Syrian curator opens exhibition to honour MP’s work
In Manchester, CultureLabs project manager at the People's History Museum, Abir Tobji, who is from Syria, described Cox as her "hero" and to mark the fifth anniversary of her death has opened a year-long exhibition called More in Common: in memory of Jo Cox.
On display for the first time since her death is the Jo Cox Memorial Wall, which was erected outside the Houses of Parliament in London in the aftermath of her murder and features hundreds of handwritten tributes.
“Jo’s beliefs and message reach out to everyone and represent the values that she lived by, just as this exhibition is intended to reach out to everyone,” Ms Tobji said.
“Jo’s story joins the stories of individuals who embody her belief in ‘more in common’ and highlights the realities of a diverse world, both from an individual and collective perspective. We hope all of the stories will inspire visitors to gain a greater appreciation of the power of a ‘more in common’ view of the world.”
Ms Tobji told The National that Cox worked tirelessly to protect Syrians.
“During her humanitarian career, Jo witnessed the suffering of people in different areas around the world," she said.
"I believe this gave her a deeper understanding of foreign policy as a politician where we can clearly see her passion in fighting injustice.
"Jo recognised the importance of her role in the House of Commons and acted tirelessly to protect civilians from atrocities in conflicts, rather than simply provide aid for them.

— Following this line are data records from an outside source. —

__device__ __forceinline__ void fuse_dso_mean(const float dv_in[4], const float vv_in[4], float* od, float* ov) {
    float sd = 0.f, sv = 0.f, single = 0.f;
    int n = 0;
#pragma unroll
    for (int m = 0; m < 4; ++m) {
        const bool known = vv_in[m] >= 0.f;
        const float prod = dv_in[m] * vv_in[m];
        sd += known ? prod : 0.f;
        sv += known ? vv_in[m] : 0.f;
        single = known ? dv_in[m] : single;
        n += known ? 1 : 0;
    }
    const float q = sd / sv;
    *od = n == 0 ? __builtin_nanf("") : (n == 1 ? single : q);
    *ov = n == 0 ? -1.0f : sv;
}
template <bool FAST>
__device__ __forceinline__ float idepth_of(float scale, uint32_t dz) {
    const float d = (float)dz;
    if (FAST) {
        const float rc = __builtin_amdgcn_rcpf(d);
        const float q = scale * rc;
        return fmaf(fmaf(-q, d, scale), rc, q);
    }
    return scale / d;
}
template <bool FAST>
__device__ __forceinline__ void fuse_depths(float scale, float var, const uint32_t dz[4], float* od, float* ov, int& n0) {
    float sd = 0.f, sv = 0.f, s1 = 0.f;
    int n = 0;
#pragma unroll
    for (int m = 0; m < 4; ++m) {
        const bool known = dz[m] != 0;
        const float d = known ? idepth_of<FAST>(scale, dz[m]) : 0.f;
        sd += d * var;
        sv += known ? var : 0.f;
        s1 += d;
        n += known ? 1 : 0;
    }
    n0 += n;
    const float q = sd / sv;
    *od = n == 0 ? __builtin_nanf("") : (n == 1 ? s1 : q);
    *ov = n == 0 ? -1.0f : sv;
}
__global__ void verify_idepth_kernel(float scale, int* mismatch) {
    const uint32_t dz = blockIdx.x * blockDim.x + threadIdx.x;
    if (dz == 0 || dz > 65535u) return;
    if (idepth_of<true>(scale, dz) != idepth_of<false>(scale, dz)) atomicExch(mismatch, 1);
}
bool verify_fast_idepth(float scale, hipStream_t s) {
    if (!(scale == scale) || !(fabsf(scale) < 1e30f) || !(fabsf(scale) > 1e-20f)) return false;
    int* flag = nullptr;
    if (hipMalloc(reinterpret_cast<void**>(&flag), sizeof(int)) != hipSuccess) return false;
    (void)hipMemsetAsync(flag, 0, sizeof(int), s);
    hipLaunchKernelGGL(verify_idepth_kernel, dim3(256), dim3(256), 0, s, scale, flag);
    int h = 1;
    const bool ok = hipMemcpyAsync(&h, flag, sizeof(int), hipMemcpyDeviceToHost, s) == hipSuccess && hipStreamSynchronize(s) == hipSuccess;
    (void)hipFree(flag);
    return ok && h == 0;
}
__device__ __forceinline__ void count_add(int* counter, int n) {
#pragma unroll
    for (int o = 32; o >= 1; o >>= 1) n += __shfl_xor(n, o);
    if ((threadIdx.x & 63) == 0 && n != 0) atomicAdd(counter, n);
}
template <bool FAST>
__global__ __launch_bounds__(256) void dense_idepth_level1_kernel(Geom g, const uint16_t* __restrict__ depth, Records rec) {
    const int pair = select_pair(g, blockIdx.y);
    if (pair < 0) return;
    const int t = blockIdx.x * blockDim.x + threadIdx.x;
    const int rows = g.lv[1].rows, cols = g.lv[1].cols;
    int n0 = 0, n1 = 0;
    if (t < rows * cols) {
        const int y = t / cols, x = t - y * cols;
        const int fr = g.lv[0].rows, fc = g.lv[0].cols;
        const uint16_t* p = depth + (size_t)pair * g.S0 + (size_t)(2 * y) * fc + 2 * x;
        const uint32_t dz[4] = {p[0], p[fc], p[1], p[fc + 1]};
        float od, ov;
        fuse_depths<FAST>(g.depth_scale, g.idepth_variance, dz, &od, &ov, n0);
        const bool last_x = x == cols - 1 && (fc & 1), last_y = y == rows - 1 && (fr & 1);
        if (last_x) n0 += (p[2] != 0) + (p[fc + 2] != 0);
        if (last_y) n0 += (p[2 * fc] != 0) + (p[2 * fc + 1] != 0);
        if (last_x && last_y) n0 += p[2 * fc + 2] != 0;
        const size_t slot = (size_t)pair * g.slots_total + g.lv[1].slot_off + t;
        rec.IZ[slot] = od;
        rec.V[slot] = ov;
        n1 = ov >= 0.f;
    }
    count_add(rec.n_used + (size_t)pair * VORS_MAX_LEVELS + 0, n0);
    count_add(rec.n_used + (size_t)pair * VORS_MAX_LEVELS + 1, n1);
}
template <bool FAST>
__global__ __launch_bounds__(256) void dense_idepth_level1_wide_kernel(Geom g, const uint16_t* __restrict__ depth, Records rec) {
    const int pair = select_pair(g, blockIdx.y);
    if (pair < 0) return;
    const int t0 = (blockIdx.x * blockDim.x + threadIdx.x) * 4;
    const int rows = g.lv[1].rows, cols = g.lv[1].cols;
    int n0 = 0, n1 = 0;
    if (t0 < rows * cols) {
        const int y = t0 / cols, x0 = t0 - y * cols;
        const int fr = g.lv[0].rows, fc = g.lv[0].cols;
        const uint16_t* p = depth + (size_t)pair * g.S0 + (size_t)(2 * y) * fc + 2 * x0;
        const uint4 r0 = *reinterpret_cast<const uint4*>(p), r1 = *reinterpret_cast<const uint4*>(p + fc);
        const uint32_t w0[4] = {r0.x, r0.y, r0.z, r0.w}, w1[4] = {r1.x, r1.y, r1.z, r1.w};
        float od[4], ov[4];
#pragma unroll
        for (int k = 0; k < 4; ++k) {
            const uint32_t dz[4] = {w0[k] & 0xffffu, w1[k] & 0xffffu, w0[k] >> 16, w1[k] >> 16};
            fuse_depths<FAST>(g.depth_scale, g.idepth_variance, dz, &od[k], &ov[k], n0);
            n1 += ov[k] >= 0.f;
        }
        if (y == rows - 1 && (fr & 1)) {
            const uint4 r2 = *reinterpret_cast<const uint4*>(p + 2 * fc);
            const uint32_t w2[4] = {r2.x, r2.y, r2.z, r2.w};
#pragma unroll
            for (int k = 0; k < 4; ++k) n0 += ((w2[k] & 0xffffu) != 0) + ((w2[k] >> 16) != 0);
        }
        const size_t slot = (size_t)pair * g.slots_total + g.lv[1].slot_off + t0;
        *reinterpret_cast<float4*>(rec.IZ + slot) = make_float4(od[0], od[1], od[2], od[3]);
        *reinterpret_cast<float4*>(rec.V + slot) = make_float4(ov[0], ov[1], ov[2], ov[3]);
    }
    count_add(rec.n_used + (size_t)pair * VORS_MAX_LEVELS + 0, n0);
    count_add(rec.n_used + (size_t)pair * VORS_MAX_LEVELS + 1, n1);
}
template <bool FAST>
__global__ __launch_bounds__(256) void dense_idepth_level12_kernel(Geom g, const uint16_t* __restrict__ depth, Records rec) {
    const int pair = select_pair(g, blockIdx.y);
    if (pair < 0) return;
    const int t = (blockIdx.x * blockDim.x + threadIdx.x) * 2;
    const int rows2 = g.lv[2].rows, cols2 = g.lv[2].cols;
    int n0 = 0, n1 = 0, n2 = 0;
    if (t < rows2 * cols2) {
        const int y2 = t / cols2, x2 = t - y2 * cols2;
        const int fc = g.lv[0].cols, c1 = g.lv[1].cols;
        const uint16_t* p = depth + (size_t)pair * g.S0 + (size_t)(4 * y2) * fc + 4 * x2;
        uint32_t w[4][4];
#pragma unroll
        for (int r = 0; r < 4; ++r) {
            const uint4 v = *reinterpret_cast<const uint4*>(p + (size_t)r * fc);
            w[r][0] = v.x;
            w[r][1] = v.y;
            w[r][2] = v.z;
            w[r][3] = v.w;
        }
        float od1[2][4], ov1[2][4];
#pragma unroll
        for (int i = 0; i < 2; ++i)
#pragma unroll
            for (int j = 0; j < 4; ++j) {
                const uint32_t top = w[2 * i][j], bot = w[2 * i + 1][j];
                const uint32_t dz[4] = {top & 0xffffu, bot & 0xffffu, top >> 16, bot >> 16};
                fuse_depths<FAST>(g.depth_scale, g.idepth_variance, dz, &od1[i][j], &ov1[i][j], n0);
                n1 += ov1[i][j] >= 0.f;
            }
        const size_t s1 = (size_t)pair * g.slots_total + g.lv[1].slot_off + (size_t)(2 * y2) * c1 + 2 * x2;
        *reinterpret_cast<float4*>(rec.IZ + s1) = make_float4(od1[0][0], od1[0][1], od1[0][2], od1[0][3]);
        *reinterpret_cast<float4*>(rec.IZ + s1 + c1) = make_float4(od1[1][0], od1[1][1], od1[1][2], od1[1][3]);
        float od[2], ov[2];
#pragma unroll
        for (int k = 0; k < 2; ++k) {
            const float dv2[4] = {od1[0][2 * k], od1[1][2 * k], od1[0][2 * k + 1], od1[1][2 * k + 1]};
            const float vv2[4] = {ov1[0][2 * k], ov1[1][2 * k], ov1[0][2 * k + 1], ov1[1][2 * k + 1]};
            fuse_dso_mean(dv2, vv2, &od[k], &ov[k]);
            n2 += ov[k] >= 0.f;
        }
        const size_t s2 = (size_t)pair * g.slots_total + g.lv[2].slot_off + t;
        *reinterpret_cast<float2*>(rec.IZ + s2) = make_float2(od[0], od[1]);
        *reinterpret_cast<float2*>(rec.V + s2) = make_float2(ov[0], ov[1]);
    }
    count_add(rec.n_used + (size_t)pair * VORS_MAX_LEVELS + 0, n0);
    count_add(rec.n_used + (size_t)pair * VORS_MAX_LEVELS + 1, n1);
    count_add(rec.n_used + (size_t)pair * VORS_MAX_LEVELS + 2, n2);
}
template <bool FAST>
__global__ __launch_bounds__(256) void dense_idepth_level123_kernel(Geom g, const uint16_t* __restrict__ depth, Records rec) {
    const int pair = select_pair(g, blockIdx.y);
    if (pair < 0) return;
    const int t = blockIdx.x * blockDim.x + threadIdx.x;
    const int cols3 = g.lv[3].cols;
    int n0 = 0, n1 = 0, n2 = 0, n3 = 0;
    if (t < g.lv[3].rows * cols3) {
        const int y3 = t / cols3, x3 = t - y3 * cols3;
        const int fc = g.lv[0].cols, c1 = g.lv[1].cols, c2 = g.lv[2].cols;
        const size_t base = (size_t)pair * g.slots_total;
        float od2[2][2], ov2[2][2];
        const uint16_t* p = depth + (size_t)pair * g.S0 + (size_t)(8 * y3) * fc + 8 * x3;
        uint4 v8[8];
#pragma unroll
        for (int r = 0; r < 8; ++r) v8[r] = *reinterpret_cast<const uint4*>(p + (size_t)r * fc);
#pragma unroll
        for (int h = 0; h < 2; ++h) {
            uint32_t w[4][4];
#pragma unroll
            for (int r = 0; r < 4; ++r) {
                const uint4 v = v8[4 * h + r];
                w[r][0] = v.x;
                w[r][1] = v.y;
                w[r][2] = v.z;
                w[r][3] = v.w;
            }
            float od1[2][4], ov1[2][4];
#pragma unroll
            for (int i = 0; i < 2; ++i)
#pragma unroll
                for (int j = 0; j < 4; ++j) {
                    const uint32_t top = w[2 * i][j], bot = w[2 * i + 1][j];
                    const uint32_t dz[4] = {top & 0xffffu, bot & 0xffffu, top >> 16, bot >> 16};
                    fuse_depths<FAST>(g.depth_scale, g.idepth_variance, dz, &od1[i][j], &ov1[i][j], n0);
                    n1 += ov1[i][j] >= 0.f;
                }
            const size_t s1 = base + g.lv[1].slot_off + (size_t)(4 * y3 + 2 * h) * c1 + 4 * x3;
            *reinterpret_cast<float4*>(rec.IZ + s1) = make_float4(od1[0][0], od1[0][1], od1[0][2], od1[0][3]);
            *reinterpret_cast<float4*>(rec.IZ + s1 + c1) = make_float4(od1[1][0], od1[1][1], od1[1][2], od1[1][3]);
#pragma unroll
            for (int k = 0; k < 2; ++k) {
                const float dv[4] = {od1[0][2 * k], od1[1][2 * k], od1[0][2 * k + 1], od1[1][2 * k + 1]};
                const float vv[4] = {ov1[0][2 * k], ov1[1][2 * k], ov1[0][2 * k + 1], ov1[1][2 * k + 1]};
                fuse_dso_mean(dv, vv, &od2[h][k], &ov2[h][k]);
                n2 += ov2[h][k] >= 0.f;
            }
            const size_t s2 = base + g.lv[2].slot_off + (size_t)(2 * y3 + h) * c2 + 2 * x3;
            *reinterpret_cast<float2*>(rec.IZ + s2) = make_float2(od2[h][0], od2[h][1]);
            *reinterpret_cast<float2*>(rec.V + s2) = make_float2(ov2[h][0], ov2[h][1]);
        }
        const float dv[4] = {od2[0][0], od2[1][0], od2[0][1], od2[1][1]};
        const float vv[4] = {ov2[0][0], ov2[1][0], ov2[0][1], ov2[1][1]};
        float od, ov;
        fuse_dso_mean(dv, vv, &od, &ov);
        n3 = ov >= 0.f;
        const size_t s3 = base + g.lv[3].slot_off + t;
        rec.IZ[s3] = od;
        rec.V[s3] = ov;
    }
    count_add(rec.n_used + (size_t)pair * VORS_MAX_LEVELS + 0, n0);
    count_add(rec.n_used + (size_t)pair * VORS_MAX_LEVELS + 1, n1);
    count_add(rec.n_used + (size_t)pair * VORS_MAX_LEVELS + 2, n2);
    count_add(rec.n_used + (size_t)pair * VORS_MAX_LEVELS + 3, n3);
}
__global__ __launch_bounds__(256) void dense_idepth_halve_kernel(Geom g, int l, Records rec) {
    const int pair = select_pair(g, blockIdx.y);
    if (pair < 0) return;
    const int t = blockIdx.x * blockDim.x + threadIdx.x;
    const int rows = g.lv[l].rows, cols = g.lv[l].cols;
    int n = 0;
    if (t < rows * cols) {
        const int y = t / cols, x = t - y * cols;
        const int fc = g.lv[l - 1].cols;
        const size_t cb = (size_t)pair * g.slots_total + g.lv[l - 1].slot_off + (size_t)(2 * y) * fc + 2 * x;
        const size_t idx[4] = {cb, cb + fc, cb + 1, cb + fc + 1};
        float dv[4], vv[4];
#pragma unroll
        for (int m = 0; m < 4; ++m) {
            dv[m] = rec.IZ[idx[m]];
            vv[m] = rec.V[idx[m]];
        }
        float od, ov;
        fuse_dso_mean(dv, vv, &od, &ov);
        const size_t slot = (size_t)pair * g.slots_total + g.lv[l].slot_off + t;
        rec.IZ[slot] = od;
        rec.V[slot] = ov;
        n = ov >= 0.f;
    }
    count_add(rec.n_used + (size_t)pair * VORS_MAX_LEVELS + l, n);
}
__global__ __launch_bounds__(256) void dense_materialize_kernel(Geom g, int l, int pair, const uint8_t* __restrict__ kf0,
                                                                 const uint8_t* __restrict__ kfu, const uint16_t* __restrict__ depth,
                                                                 Records rec, Records out) {
    const int t = blockIdx.x * blockDim.x + threadIdx.x;
    const int rows = g.lv[l].rows, cols = g.lv[l].cols;
    if (t >= rows * cols) return;
    const int y = t / cols, x = t - y * cols;
    float iz;
    bool valid;
    if (l == 0) {
        const uint16_t dz = depth[(size_t)pair * g.S0 + t];
        valid = dz != 0;
        iz = g.depth_scale / (float)dz;
    } else {
        iz = rec.IZ[(size_t)pair * g.slots_total + g.lv[l].slot_off + t];
        valid = !(iz != iz);
    }
    if (valid) {
        int gx, gy;
        grad_at(g, kf0, kfu, pair, l, x, y, &gx, &gy);
        write_record(out, t, g.lv[l].k, x, y, iz, gx, gy, level_ptr(g, kf0, kfu, pair, l)[t]);
    } else {
        write_empty(out, t);
    }
}
__global__ __launch_bounds__(256) void slim_materialize_kernel(Geom g, int l, int pair, Records rec, int n, Records out) {
    const int i = blockIdx.x * blockDim.x + threadIdx.x;
    if (i >= n) return;
    const SlimRec r = rec.S[(size_t)pair * g.slots_total + g.lv[l].slot_off + i];
    write_record(out, i, g.lv[l].k, (int)(r.xy & 0xffffu), (int)(r.xy >> 16), r.iz, slim_gx(r.tg), slim_gy(r.tg), (uint8_t)(r.tg & 0xff));
}
void launch_slim_materialize(const Geom& g, int l, int pair, Records rec, int n, Records out, hipStream_t s) {
    if (n <= 0) return;
    hipLaunchKernelGGL(slim_materialize_kernel, dim3((n + 255) / 256), dim3(256), 0, s, g, l, pair, rec, n, out);
}
void launch_dense_materialize(const Geom& g, int l, int pair, Pyramid kf, const uint16_t* depth, Records rec, Records out,
                              hipStream_t s) {
    hipLaunchKernelGGL(dense_materialize_kernel, dim3((g.lv[l].n_slots + 255) / 256), dim3(256), 0, s, g, l, pair, kf.level0, kf.upper,
                       depth, rec, out);
}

"As a Syrian refugee here in the UK, I’ll never forget Jo’s efforts to launch the all-party parliamentary group Friends of Syria and all her speeches in Parliament to mobilise her fellow MPs to find policy solutions.”
Cox’s sister, Kim Leadbeater ,said her family had released images that would go on display.

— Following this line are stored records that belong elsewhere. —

template <int BM, int BN, class Epi, int NS = 3, int NW = 8, int A_MODE = A_PLAIN, int MATH = 0>
__global__ void __launch_bounds__(64 * NW, (NW == 4 ? 3 : BM * BN <= 128 * 128 ? 4 : 2)) kernel_dma(Args g, Epi epi, int tiles_m, int tiles_n, int total_tiles) {
    constexpr int WGM = NW / 2, WGN = 2;
    constexpr int TM = BM / (32 * WGM), TN = BN / (32 * WGN);
    constexpr int ROWS = BM + BN;
    constexpr int STAGE = ROWS * 32;
    constexpr int PIECES = ROWS / 8;
    constexpr int PPW = PIECES / NW;
    static_assert(PIECES % NW == 0, "stage must split evenly over the waves");
    __shared__ __attribute__((aligned(1024))) float lds[NS * STAGE];

    const int tid = threadIdx.x, lane = tid & 63, wave = __builtin_amdgcn_readfirstlane(tid >> 6);
    const int wm = (wave >> 1) * (BM / WGM), wn = (wave & 1) * (BN / WGN);
    const int lr = lane & 31, lh = lane >> 5;
    const int nk = g.K / 32;

    const bool xcd_order = g.xcd && (gridDim.x & 7) == 0 && g.sub_from == 0 && total_tiles == tiles_m * tiles_n - g.xcd_cut;
    const int xq0 = (int)blockIdx.x >> 3, xgs = (int)gridDim.x >> 3, xx = (int)blockIdx.x & 7;
    const int xown = (tiles_m / 8) * tiles_n, xleft = (tiles_m % 8) * tiles_n - g.xcd_cut;
    int my_tiles = (total_tiles - (int)blockIdx.x + (int)gridDim.x - 1) / (int)gridDim.x;
    if (xcd_order) {
// ... 79 lines not shown
                }
            }
            __builtin_amdgcn_global_load_lds((const __attribute__((address_space(1))) void*)p,
                                             (__attribute__((address_space(3))) void*)(lds + stage * STAGE + piece * 256),
                                             16, 0, 0);
        }
    };

    const float* src_cur[PPW];
    int issued = 0;
    int issue_tile = 0, issue_kt = 0;
    if (steps > 0) tile_src(tile_of(0), src_cur);
    auto issue_next = [&]() {
        if (issued >= steps) return;
        issue(src_cur, issue_kt, issued % NS);
        ++issued;
        if (++issue_kt == nk) {
            issue_kt = 0;
            ++issue_tile;
            if (issue_tile < my_tiles) tile_src(tile_of(issue_tile), src_cur);
        }
    };
#pragma unroll
    for (int i = 0; i < NS - 1; ++i) issue_next();

    f32x16 acc[TM][TN];
#pragma unroll
    for (int i = 0; i < TM; ++i)
#pragma unroll
        for (int j = 0; j < TN; ++j)
#pragma unroll
            for (int r = 0; r < 16; ++r) acc[i][j][r] = 0.f;

    int kt = 0, tile_i = 0;
    for (int step = 0; step < steps; ++step) {
        static_assert((NS - 2) * PPW <= 63, "vmcnt is a 6-bit counter");
        if (NS > 2 && step + NS - 2 < steps)
            asm volatile("s_waitcnt vmcnt(%0)" ::"n"((NS - 2) * PPW) : "memory");
        else
            asm volatile("s_waitcnt vmcnt(0)" ::: "memory");
        __builtin_amdgcn_s_barrier();
        issue_next();
        const float* st = lds + (step % NS) * STAGE;
        f32x4 av[TM][4], bv[TN][4];
#pragma unroll
        for (int i = 0; i < TM; ++i) {
            const int row = wm + 32 * i + lr;
            const float* rp = st + row * 32;
#pragma unroll
            for (int c = 0; c < 4; ++c) av[i][c] = *(const f32x4*)(rp + 4 * ((4 * lh + c) ^ ((row >> 1) & 7)));
        }
#pragma unroll
        for (int j = 0; j < TN; ++j) {
            const int row = BM + wn + 32 * j + lr;
            const float* rp = st + row * 32;
#pragma unroll
            for (int c = 0; c < 4; ++c) bv[j][c] = *(const f32x4*)(rp + 4 * ((4 * lh + c) ^ ((row >> 1) & 7)));
        }
        if constexpr (MATH != 0) {
            typedef __bf16 bf16x8 __attribute__((ext_vector_type(8)));
            typedef float f32x2p __attribute__((ext_vector_type(2)));
            typedef __bf16 bf16x2p __attribute__((ext_vector_type(2)));
            typedef uint32_t u32x4p __attribute__((ext_vector_type(4)));
            auto split = [](const f32x4& x0, const f32x4& x1, bf16x8 (&p)[3]) {
                constexpr int NQ = 2;
                u32x4p w[3];
// ... 23 lines not shown
                        split(av[i][2 * half], av[i][2 * half + 1], ap[i]);
                    }
                }
#pragma unroll
                for (int j = 0; j < TN; ++j) {
                    if constexpr (MATH == 7 || MATH == 8) {
                        bp[j][0] = __builtin_bit_cast(bf16x8, bv[j][2 * half]);
                        bp[j][1] = __builtin_bit_cast(bf16x8, bv[j][2 * half + 1]);
                    } else {
                        split(bv[j][2 * half], bv[j][2 * half + 1], bp[j]);
                    }
                }
#pragma unroll
                for (int i = 0; i < TM; ++i)
#pragma unroll
                    for (int j = 0; j < TN; ++j) {
                        auto mm = [&](int x, int y) {
                            acc[i][j] = __builtin_amdgcn_mfma_f32_32x32x16_bf16(ap[i][x], bp[j][y], acc[i][j], 0, 0, 0);
                        };
                        mm(1, 0);
                        mm(0, 1);
                        mm(0, 0);
                    }
            }
        } else {
#pragma unroll
            for (int s = 0; s < 16; ++s)
#pragma unroll
                for (int i = 0; i < TM; ++i)
#pragma unroll
                    for (int j = 0; j < TN; ++j)
                        acc[i][j] = __builtin_amdgcn_mfma_f32_32x32x2f32(av[i][s >> 2][s & 3], bv[j][s >> 2][s & 3],
                                                                         acc[i][j], 0, 0, 0);
        }
        if (++kt == nk) {
            const int tile = tile_of(tile_i);
            const int per_z = tiles_m * tiles_n;
            int z = tile / per_z, rem = tile - z * per_z;
            int m0 = (rem / tiles_n) * BM, n0 = (rem % tiles_n) * BN;
            if (g.sub_from > 0) {
                const int big = g.sub_from + (tile >> 2), q = tile & 3;
                z = 0;
                m0 = (2 * (big / g.parent_tn) + (q >> 1)) * BM;
                n0 = (2 * (big % g.parent_tn) + (q & 1)) * BN;
            }
            bool vec = false;
            if constexpr (epi_has_store4<Epi>::value) vec = epi.vec_ok() && n0 + BN <= g.N;
            if constexpr (epi_is_gated<Epi>::value) {
                static_assert(TN == 2, "gated-pair epilogue needs the wave's two column blocks");
                const int q = lane & 3;
                const int na = n0 + wn + lr;
                const float ba = epi.col(na), bg = epi.col(na + 32);
                const int oc = ((n0 + wn) >> 1) + (lr & ~3);
#pragma unroll
                for (int i = 0; i < TM; ++i)
#pragma unroll
                    for (int rg = 0; rg < 4; ++rg) {
                        float x[4];
#pragma unroll
                        for (int r = 0; r < 4; ++r) {
                            const float a = acc[i][0][4 * rg + r] + ba, gt = acc[i][1][4 * rg + r] + bg;
                            if constexpr (MATH != 0)
                                x[r] = a * __builtin_amdgcn_rcpf(1.0f + __builtin_amdgcn_exp2f(-1.44269504088896341f * gt));
                            else
                                x[r] = a * (1.0f / (1.0f + expf(-gt)));
                            acc[i][0][4 * rg + r] = 0.f;
// ... 3 lines not shown
                        const int m = m0 + wm + 32 * i + q + 8 * rg + 4 * lh;
                        if (m < g.M) epi.store4(z, m, oc, f32x4{x[0], x[1], x[2], x[3]});
                    }
            } else if (vec) {
                if constexpr (epi_has_store4<Epi>::value) {
                    const int q = lane & 3;
#pragma unroll
                    for (int i = 0; i < TM; ++i)
#pragma unroll
                        for (int j = 0; j < TN; ++j) {
                            const int n = n0 + wn + 32 * j + (lr & ~3);
#pragma unroll
                            for (int rg = 0; rg < 4; ++rg) {
                                float x[4] = {acc[i][j][4 * rg], acc[i][j][4 * rg + 1], acc[i][j][4 * rg + 2], acc[i][j][4 * rg + 3]};
                                quad_transpose(x, q);
                                const int m = m0 + wm + 32 * i + q + 8 * rg + 4 * lh;
                                if (m < g.M) epi.store4(z, m, n, f32x4{x[0], x[1], x[2], x[3]});
#pragma unroll
                                for (int r = 0; r < 4; ++r) acc[i][j][4 * rg + r] = 0.f;
                            }
                        }
                }
            } else
#pragma unroll
            for (int i = 0; i < TM; ++i)
#pragma unroll
                for (int j = 0; j < TN; ++j) {
                    const int n = n0 + wn + 32 * j + lr;
                    const bool n_ok = n < g.N;
                    const float cb = n_ok ? epi.col(n) : 0.f;
#pragma unroll
                    for (int r = 0; r < 16; ++r) {
                        const int m = m0 + wm + 32 * i + (r & 3) + 8 * (r >> 2) + 4 * lh;
                        if constexpr (epi_is_rowpair<Epi>::value) {
                            if ((r & 1) == 0 && n_ok && m < g.M) epi.pair(z, m, n, acc[i][j][r], acc[i][j][r + 1], cb);
                        } else if constexpr (epi_wants_pair<Epi>::value) {
                            const float other = __shfl_xor(acc[i][j][r], 1, 64);
                            if (n_ok && m < g.M) epi(z, m, n, acc[i][j][r], other);
                        } else {
                            if (n_ok && m < g.M) epi(z, m, n, acc[i][j][r], cb);
                        }
                        acc[i][j][r] = 0.f;
                    }
                }
            kt = 0;
            ++tile_i;
        }
    }
}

“This exhibition is a fantastic way to remember Jo, her life and her work. It has a special resonance as it coincides with the fifth anniversary of Jo being taken from us,” she said.
“As a family we have taken the opportunity to go through the piles of photos and other memories of Jo and many of these will go on display for the first time.
“It’s been a bittersweet experience, of course, but we are hugely grateful to everybody at People’s History Museum for their work in putting on what I know will be an amazing and inspirational exhibition.”
The Syria Campaign hopes the exhibition and anniversary will help reinvigorate her legacy.
"When Jo Cox was killed on June 16 the Syrian people – inside and outside the country – lost their most vocal and passionate defender on the international stage," the campaign said.
“It is now down to others to continue her legacy and strive for the protection of civilians everywhere – in Syria and beyond.”